- Comune di Sant'Angelo di Piove di Sacco
- Sant'Angelo di Piove di Sacco Location within Italy Sant'Angelo di Piove di Sacco Location within Veneto
- Coordinates: 45°20′53″N 12°00′10″E﻿ / ﻿45.348°N 12.0029°E
- Country: Italy
- Region: Veneto
- Province: Province of Padua (PD)
- Frazioni: Vigorovea, Celeseo

Area
- • Total: 14.0 km^{2} (5.4 sq mi)
- Elevation: 8 m (26 ft)

Population (31-08-2021)
- • Total: 7,283
- • Density: 520/km^{2} (1,350/sq mi)
- Demonym: Santangiolesi
- Time zone: UTC+1 (CET)
- • Summer (DST): UTC+2 (CEST)
- Postal code: 35020
- Dialing code: 049
- Website: https://www.comune.santangelodipiovedisacco.pd.it/

= Sant'Angelo di Piove di Sacco =

Sant'Angelo di Piove di Sacco is a comune (municipality) in the Province of Padua in the Italian region Veneto, located about 25 km west of Venice and about 12 km east of Padua. As of 31 August 2021, it had a population of 7,283 and an area of 14.0 km2.

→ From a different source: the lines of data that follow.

diff --git a/chap_amd/csrc/conv_wp.h b/chap_amd/csrc/conv_wp.h
--- a/chap_amd/csrc/conv_wp.h
+++ b/chap_amd/csrc/conv_wp.h
@@ -3,26 +3,33 @@
 #include "wgrad_wp.h"
 
 constexpr int CWP_AFFC = 64;
+#ifndef CHAP_CONV_WP_PXO
+#define CHAP_CONV_WP_PXO 0
+#endif
 
 template <int KC, int NT>
 __host__ __device__ constexpr size_t conv_wp_lds_bytes() {
     typedef conv_geom<3, 1, false, 1, false> G;
     constexpr int GPT = KC / 8, NP = G::NTAPS * GPT, STEPS = (NP + 3) / 4;
     return (size_t)STEPS * NT * 512 * sizeof(bf16_t)
-           + 4 * ((size_t)G::HP * pix_stride<bf16_t, KC>() + HALO_DUMMY) * sizeof(bf16_t)
+           + 4 * ((size_t)G::HP * pix_stride<bf16_t, KC>() + WP_HALO_DUMMY) * sizeof(bf16_t)
            + 4 * 2 * 16 * NT * sizeof(float) + 2 * CWP_AFFC * sizeof(float) + 2 * 16 * NT * sizeof(float);
 }
 
-template <int KC, int NT, bool LANESEL>
+template <int KC, int NT, bool LANESEL, bool PLANAR = false>
 __device__ __forceinline__ void conv_wp_kernel(const chap_conv_params& P) {
     typedef bf16_t T;
     typedef conv_geom<3, 1, false, 1, false> G;
     typedef typename frag<T>::type F;
     constexpr int GPT = KC / 8, PS = pix_stride<T, KC>();
     constexpr int NP = G::NTAPS * GPT, STEPS = (NP + 3) / 4;
-    constexpr int UNITS = (G::HP * GPT + 63) / 64;
+    constexpr bool PXO = CHAP_CONV_WP_PXO && KC == 16;
+    constexpr int PIX = (G::HP + 63) / 64;
+    constexpr int UNITS = PXO ? PIX * GPT : (G::HP * GPT + 63) / 64;
+    static_assert(!PXO || UNITS == (G::HP * GPT + 63) / 64, "pixel-owned staging takes no more registers than one unit per (lane, j)");
+    static_assert(!PLANAR || (KC == 16 && NT == 1 && !LANESEL), "the planar heads: one 16-channel chunk, one 16-wide output tile");
     constexpr int ROWS = G::TH;
-    constexpr size_t HB = (size_t)G::HP * PS + HALO_DUMMY;
+    constexpr size_t HB = (size_t)G::HP * PS + WP_HALO_DUMMY;
     static_assert((HB * sizeof(T)) % 16 == 0, "the float4 reads of bc need a 16-byte aligned tail");
     extern __shared__ __attribute__((aligned(16))) char smem[];
     T* wlds = (T*)smem;
@@ -41,7 +48,7 @@
                        (one || (P.src[1].scale == nullptr && !P.src[1].act && P.src[1].keep == nullptr && P.src[1].chan_mul == nullptr));
     const src_scalars s0 = make_scalars(P.src[0]);
     const src_scalars s1 = make_scalars(one ? P.src[0] : P.src[1]);
-    const bool do_stats = P.stats != nullptr;
+    const bool do_stats = !PLANAR && P.stats != nullptr;
 
     const int nb = gridDim.x;
     const int NG = nb < 8 ? nb : 8;
@@ -54,14 +61,22 @@
     const long last_tile = t_lo + sj + (my_tiles > 0 ? my_tiles - 1 : 0) * bpx;
     auto tile_of = [&](long k) __attribute__((always_inline)) { const long t = t_lo + sj + k * bpx; return t < last_tile ? t : last_tile; };
 
-    unit_desc<UNITS> U;
-    make_units_wave<G, GPT, PS, UNITS>(U, P.IH, P.IW, lane);
+    unit_desc<PXO ? PIX : UNITS> U;
+    if constexpr (PXO) make_pixels_wave<G, PS, PIX>(U, P.IW, lane);
+    else make_units_wave<G, GPT, PS, UNITS>(U, P.IH, P.IW, lane);
     halo_regs<T, UNITS, false, true> R;
     int n = 0, y0 = 0, x0 = 0, nn = 0, ny0 = 0, nx0 = 0;
     auto issue = [&](long tile) __attribute__((always_inline)) {
         int z0_;
         tile_coords<G::TH, G::TW, 1>(tile, tiles_x, tiles_y, 1, nn, z0_, ny0, nx0);
-        halo_issue_impl<T, G, false, 1, KC, false, UNITS, LANESEL, false>(R, U, s0, s1, 1, P.IH, P.IW, nn, 0, ny0, nx0, 0);
+        if constexpr (PXO) halo_issue_px<T, G, KC, PIX, true>(R, U, s0, s0, P.IH, P.IW, nn, ny0, nx0, 0);
+        else halo_issue_impl<T, G, false, 1, KC, false, UNITS, LANESEL, false>(R, U, s0, s1, 1, P.IH, P.IW, nn, 0, ny0, nx0, 0);
+    };
+    auto commit = [&]() __attribute__((always_inline)) {
+        wave_lds_acquire();
+        if constexpr (PXO) halo_commit_px<T, KC, PIX, true, CWP_AFFC>(R, U, halo, s0, s0, aff, plain, nn, 0);
+        else halo_commit_impl<T, KC, false, UNITS, LANESEL, true, false, CWP_AFFC>(R, U, halo, s0, s1, aff, plain, nn, 0);
+        wave_lds_release();
     };
     if (my_tiles > 0) issue(tile_of(0));
     float asc[2], ash[2];
@@ -123,7 +138,7 @@
     const int orow = P.W * P.out_ld;
     __syncthreads();
     if (my_tiles > 0) {
-        halo_commit_impl<T, KC, false, UNITS, LANESEL, true, false, CWP_AFFC>(R, U, halo, s0, s1, aff, plain, nn, 0);
+        commit();
         for (long k = 0;; ++k) {
             n = nn; y0 = ny0; x0 = nx0;
             issue(tile_of(k + 1));
@@ -148,6 +163,20 @@
 #pragma unroll
                     for (int t = 0; t < NT; ++t) mma8(acc[m][t], wf[t], xf[m]);
             }
+            if constexpr (PLANAR) {
+                const bool xok = x0 + px < P.W;
+                const unsigned plane = (unsigned)(P.H * P.W);
+                float* ob = (float*)P.out + ((long)n * P.Cout * P.H + y0) * P.W + x0;
+                const float4 b4 = *(const float4*)(bc + 4 * g);
+                const float bj[4] = {b4.x, b4.y, b4.z, b4.w};
+#pragma unroll
+                for (int m = 0; m < ROWS; ++m) {
+                    const bool valid = xok && (y0 + m < P.H);
+#pragma unroll
+                    for (int j = 0; j < 4; ++j)
+                        if (valid && 4 * g + j < P.Cout) ob[(unsigned)(4 * g + j) * plane + (unsigned)(m * P.W + px)] = acc[m][0][j] + bj[j];
+                }
+            } else
             {
                 const bool xok = x0 + px < P.W;
                 const long o0 = (((long)n * P.H + y0) * P.W + x0) * P.out_ld;
@@ -174,7 +203,7 @@
                 }
             }
             if (k + 1 >= my_tiles) break;
-            halo_commit_impl<T, KC, false, UNITS, LANESEL, true, false, CWP_AFFC>(R, U, halo, s0, s1, aff, plain, nn, 0);
+            commit();
         }
     }
     if (do_stats) {
diff --git a/chap_amd/csrc/conv_wp_bf16.hip b/chap_amd/csrc/conv_wp_bf16.hip
--- a/chap_amd/csrc/conv_wp_bf16.hip
+++ b/chap_amd/csrc/conv_wp_bf16.hip
@@ -2,11 +2,11 @@
 #include <atomic>
 #include <cstdlib>
 
-template <int KC, int NT, bool LANESEL>
+template <int KC, int NT, bool LANESEL, bool PLANAR = false>
 static int conv_wp_launch(const chap_conv_params* p, hipStream_t stream) {
     typedef conv_geom<3, 1, false, 1, false> G;
     constexpr int MINW = KC == 16 ? (NT == 1 ? 4 : 3) : 2;
-    const void* kern = chap_kernel<chap_conv_params, conv_wp_kernel<KC, NT, LANESEL>, 256, MINW>();
+    const void* kern = chap_kernel<chap_conv_params, conv_wp_kernel<KC, NT, LANESEL, PLANAR>, 256, MINW>();
     const size_t lds = conv_wp_lds_bytes<KC, NT>();
     static std::atomic<int> attr_set[16];
     int dev = 0;
@@ -33,6 +33,10 @@
 int chap_conv_launch_wp_bf16(const chap_conv_params* p, int KC, hipStream_t s) {
     const int nt = (p->Cout + 15) / 16;
     const bool two = p->nsrc == 2;
+    if (p->out_planar) {
+        if (KC != 16 || two || nt != 1 || !p->out_f32 || p->stats || p->out2) { chap_set_error("chap_conv_fwd(wp): planar output needs one 16-channel source, Cout <= 16, fp32, no statistics"); return CHAP_EUNSUPPORTED; }
+        return conv_wp_launch<16, 1, false, true>(p, s);
+    }
     if (KC == 16) {
         if (two) { chap_set_error("chap_conv_fwd(wp): two sources need a 32-channel chunk"); return CHAP_EUNSUPPORTED; }
         return nt == 1 ? conv_wp_launch<16, 1, false>(p, s) : conv_wp_launch<16, 2, false>(p, s);
diff --git a/chap_amd/csrc/wgrad_api.hip b/chap_amd/csrc/wgrad_api.hip
--- a/chap_amd/csrc/wgrad_api.hip
+++ b/chap_amd/csrc/wgrad_api.hip
@@ -27,7 +27,7 @@
         const char* e = getenv("CHAP_WGRAD_WP");
         const long wp_min = e ? atol(e) : 1;
         const long t8 = (long)p->N * cdiv(p->H, 8) * cdiv(p->W, 16);
-        if (p->dims == 2 && p->ksize == 3 && p->stride == 1 && p->combine == 0 && p->dtype == CHAP_BF16 && wp_min > 0 && t8 >= wp_min &&
+        if (p->dims == 2 && p->D == 1 && p->ksize == 3 && p->stride == 1 && p->combine == 0 && p->dtype == CHAP_BF16 && wp_min > 0 && t8 >= wp_min &&
             p->a[0].C <= 256 && p->a[0].C % 16 == 0 && (p->na < 2 || (p->a[1].C <= 256 && p->a[1].C % 16 == 0)) && p->b.C <= 256) { q->brick = 2; q->KC = 16; }
     }
     CHAP_CHECK_ARG(q->Ca % q->KC == 0, "chap_wgrad: Ca=%d not a multiple of %d", q->Ca, q->KC);
diff --git a/chap_amd/csrc/wgrad_wp.h b/chap_amd/csrc/wgrad_wp.h
--- a/chap_amd/csrc/wgrad_wp.h
+++ b/chap_amd/csrc/wgrad_wp.h
@@ -2,11 +2,12 @@
 #include "wgrad_kernel.h"
 
 constexpr int WP_AFFC = 512;
+constexpr int WP_HALO_DUMMY = 16;
 
 template <int KC, int MR, int BN>
 __host__ __device__ constexpr size_t wgrad_wp_lds_bytes() {
     typedef conv_geom<3, 1, false, MR, false> G;
-    return 4 * ((size_t)G::HP * pix_stride<bf16_t, KC>() + HALO_DUMMY + (size_t)G::TH * G::TW * wg_psb<bf16_t, BN>() + WG_BDUMMY) * sizeof(bf16_t)
+    return 4 * ((size_t)G::HP * pix_stride<bf16_t, KC>() + WP_HALO_DUMMY + (size_t)G::TH * G::TW * wg_psb<bf16_t, BN>() + WG_BDUMMY) * sizeof(bf16_t)
            + 3 * WP_AFFC * sizeof(float) + 4 * BN * sizeof(float);
 }
 
@@ -26,6 +27,118 @@
         }
     }
 }
+
+
+template <typename G, int PS, int PIX>
+__device__ __forceinline__ void make_pixels_wave(unit_desc<PIX>& U, int IW, int lane) {
+    U.c8 = 0;
+#pragma unroll
+    for (int j = 0; j < PIX; ++j) {
+        const int pix = lane + 64 * j;
+        U.hzyx[j] = UNIT_UNUSED; U.rel[j] = 0; U.lds[j] = G::HP * PS;
+        if (pix < G::HP) {
+            const int hx = pix % G::HW, hy = pix / G::HW;
+            U.hzyx[j] = (hy << 10) | hx;
+            U.rel[j] = hy * IW + hx;
+            U.lds[j] = pix * PS;
+        }
+    }
+}
+
+template <typename T, typename G, int KC, int PIX, bool ONE>
+__device__ __forceinline__ void halo_issue_px(halo_regs<T, PIX * (KC / 8), false, true>& R, const unit_desc<PIX>& U, const src_scalars& s0, const src_scalars& s1,
+                                              int IH, int IW, int n, int y0, int x0, int chunk) {
+    constexpr int GPT = KC / 8;
+    static_assert(8 * GPT <= WP_HALO_DUMMY, "the dummy slot behind the halo takes all units of an unused pixel");
+    const int gy0 = y0 - G::PAD, gx0 = x0 - G::PAD;
+    const long gp0 = ((long)n * IH + gy0) * IW + gx0;
+    const int loy = max(0, -gy0), hiy = min(G::HH, IH - gy0), lox = max(0, -gx0), hix = min(G::HW, IW - gx0);
+    const unsigned PA = (512u << 20) | ((unsigned)(512 - loy) << 10) | (unsigned)(512 - lox);
+    const unsigned PB = (511u << 20) | ((unsigned)(512 - hiy) << 10) | (unsigned)(512 - hix);
+    const unsigned rsafe = G::PAD * IW + G::PAD;
+    const int cb = chunk * KC;
+    const bool second = ONE ? false : cb >= s0.C;
+    const int cs = second ? cb - s0.C : cb;
+    const int ld = second ? s1.ld : s0.ld;
+    const long dptr = (const char*)s1.ptr - (const char*)s0.ptr;
+    const char* base = (const char*)s0.ptr + (second ? dptr : 0l) + (gp0 * ld + (second ? s1.coff : s0.coff) + cs) * (long)sizeof(T);
+    const unsigned ldb = ld * sizeof(T);
+    unsigned okm = 0, r[PIX];
+#pragma unroll
+    for (int j = 0; j < PIX; ++j) {
+        const unsigned d = (unsigned)U.hzyx[j];
+        const bool ok = (((d + PA) ^ (d + PB)) & UNIT_GUARD) == UNIT_GUARD;
+        okm |= ok ? (1u << j) : 0u;
+        r[j] = ok ? (unsigned)U.rel[j] : rsafe;
+    }
+    R.ok = okm;
+#pragma unroll
+    for (int j = 0; j < PIX; ++j) {
+        const T* px = (const T*)(base + __umul24(r[j], ldb));
+#pragma unroll
+        for (int h = 0; h < GPT; ++h) R.raw[j * GPT + h] = frag<T>::load(px + 8 * h);
+    }
+    const bool hk = second ? s1.has_keep : s0.has_keep;
+    if (!hk) {
+#pragma unroll
+        for (int j = 0; j < PIX * GPT; ++j) R.keep[j] = make_uint2(0u, 0u);
+    } else {
+        const int kC = second ? s1.C : s0.C;
+        const uint8_t* kb = (second ? s1.keep : s0.keep) + (gp0 * kC + cs);
+#pragma unroll
+        for (int j = 0; j < PIX; ++j) {
+            const uint8_t* kp = kb + __umul24(r[j], (unsigned)kC);
+#pragma unroll
+            for (int h = 0; h < GPT; ++h) R.keep[j * GPT + h] = *(const uint2*)(kp + 8 * h);
+        }
+    }
+}
+
+template <typename T, int KC, int PIX, bool ONE, int AFFC>
+__device__ __forceinline__ void halo_commit_px(const halo_regs<T, PIX * (KC / 8), false, true>& R, const unit_desc<PIX>& U, T* halo, const src_scalars& s0, const src_scalars& s1,
+                                               const float* aff, bool plain, int n, int chunk) {
+    constexpr int GPT = KC / 8;
+    if (plain) {
+#pragma unroll
+        for (int j = 0; j < PIX; ++j)
+#pragma unroll
+            for (int h = 0; h < GPT; ++h) frag<T>::store(halo + U.lds[j] + 8 * h, frag<T>::select((R.ok >> j) & 1u, R.raw[j * GPT + h]));
+        return;
+    }
+    const int cb = chunk * KC;
+    const bool second = ONE ? false : cb >= s0.C;
+    const float se = second ? s1.slope_eff : s0.slope_eff;
+    const bool hk = second ? s1.has_keep : s0.has_keep;
+    const float ks = second ? s1.keep_scale : s0.keep_scale;
+    const bool hcm = second ? s1.has_cm : s0.has_cm;
+#pragma unroll
+    for (int h = 0; h < GPT; ++h) {
+        aff_regs<false> A;
+        load_aff<KC, false, ONE, AFFC>(A, aff, 8 * h, s0.C, chunk, false);
+        f32x2 a[4], b[4];
+#pragma unroll
+        for (int k = 0; k < 4; ++k) { a[k] = A.a[k]; b[k] = A.b[k]; }
+        if (hcm) {
+            const int cs = second ? cb - s0.C : cb;
+            const float* cp = second ? s1.chan_mul + (long)n * s1.C + cs : s0.chan_mul + (long)n * s0.C + cs;
+            float cm[8];
+            ld8(cp + 8 * h, cm);
+#pragma unroll
+            for (int k = 0; k < 4; ++k) { const f32x2 m = {cm[2 * k], cm[2 * k + 1]}; a[k] *= m; b[k] *= m; }
+        }
+#pragma unroll
+        for (int j = 0; j < PIX; ++j) {
+            float v[8];
+            frag<T>::unpack(R.raw[j * GPT + h], v);
+            affine_act8(v, a, b, se);
+            if (hk) keep8(v, R.keep[j * GPT + h], ks);
+            frag<T>::store(halo + U.lds[j] + 8 * h, frag<T>::select((R.ok >> j) & 1u, frag<T>::pack(v)));
+        }
+    }
+}
+
+__device__ __forceinline__ void wave_lds_release() { __builtin_amdgcn_fence(__ATOMIC_RELEASE, "wavefront"); __builtin_amdgcn_wave_barrier(); }
+__device__ __forceinline__ void wave_lds_acquire() { __builtin_amdgcn_wave_barrier(); __builtin_amdgcn_fence(__ATOMIC_ACQUIRE, "wavefront"); }
 
 template <int KC, int MR, int BN>
 __device__ __forceinline__ void wgrad_wp_kernel(const wgrad_args& A, int nb) {
@@ -41,15 +154,16 @@
     constexpr int KCT = KC / 16, NTB = BN / 16, CG = BN / 8;
     constexpr int PAIRS = G::NTAPS * KCT;
     constexpr int NKCH = TPX / 32;
-    constexpr int UNITS = (G::HP * GPT + 63) / 64;
+    constexpr int PIX = (G::HP + 63) / 64, UNITS = PIX * GPT;
+    static_assert(UNITS == (G::HP * GPT + 63) / 64, "pixel-owned staging takes no more registers than one unit per (lane, j)");
     constexpr int BUNITS = (TPX * CG + 63) / 64;
-    constexpr size_t WBYTES = ((size_t)G::HP * PS + HALO_DUMMY + (size_t)TPX * PSB + WG_BDUMMY) * sizeof(T);
+    constexpr size_t WBYTES = ((size_t)G::HP * PS + WP_HALO_DUMMY + (size_t)TPX * PSB + WG_BDUMMY) * sizeof(T);
     constexpr int RP = (int)(WBYTES / (256 * sizeof(float))) < PAIRS ? (int)(WBYTES / (256 * sizeof(float))) : PAIRS;
     static_assert(RP >= 1, "tile region too small for the end-of-block reduction");
     extern __shared__ __attribute__((aligned(16))) char smem[];
     const int lane = threadIdx.x & 63, wave = threadIdx.x >> 6;
     T* halo = (T*)(smem + wave * WBYTES);
-    T* bt = halo + (size_t)G::HP * PS + HALO_DUMMY;
+    T* bt = halo + (size_t)G::HP * PS + WP_HALO_DUMMY;
     float* aff = (float*)(smem + 4 * WBYTES);
     float* dbred = aff + 3 * WP_AFFC;
     const int g = lane >> 4;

The municipality of Sant'Angelo di Piove di Sacco contains the frazioni (subdivisions, mainly villages and hamlets) Vigorovea and Celeseo.

Sant'Angelo di Piove di Sacco borders the following municipalities: Brugine, Campolongo Maggiore, Fossò, Legnaro, Piove di Sacco, Saonara, Vigonovo.

==Economy==
The airline Alpi Eagles had its head office in Sant'Angelo di Piove di Sacco.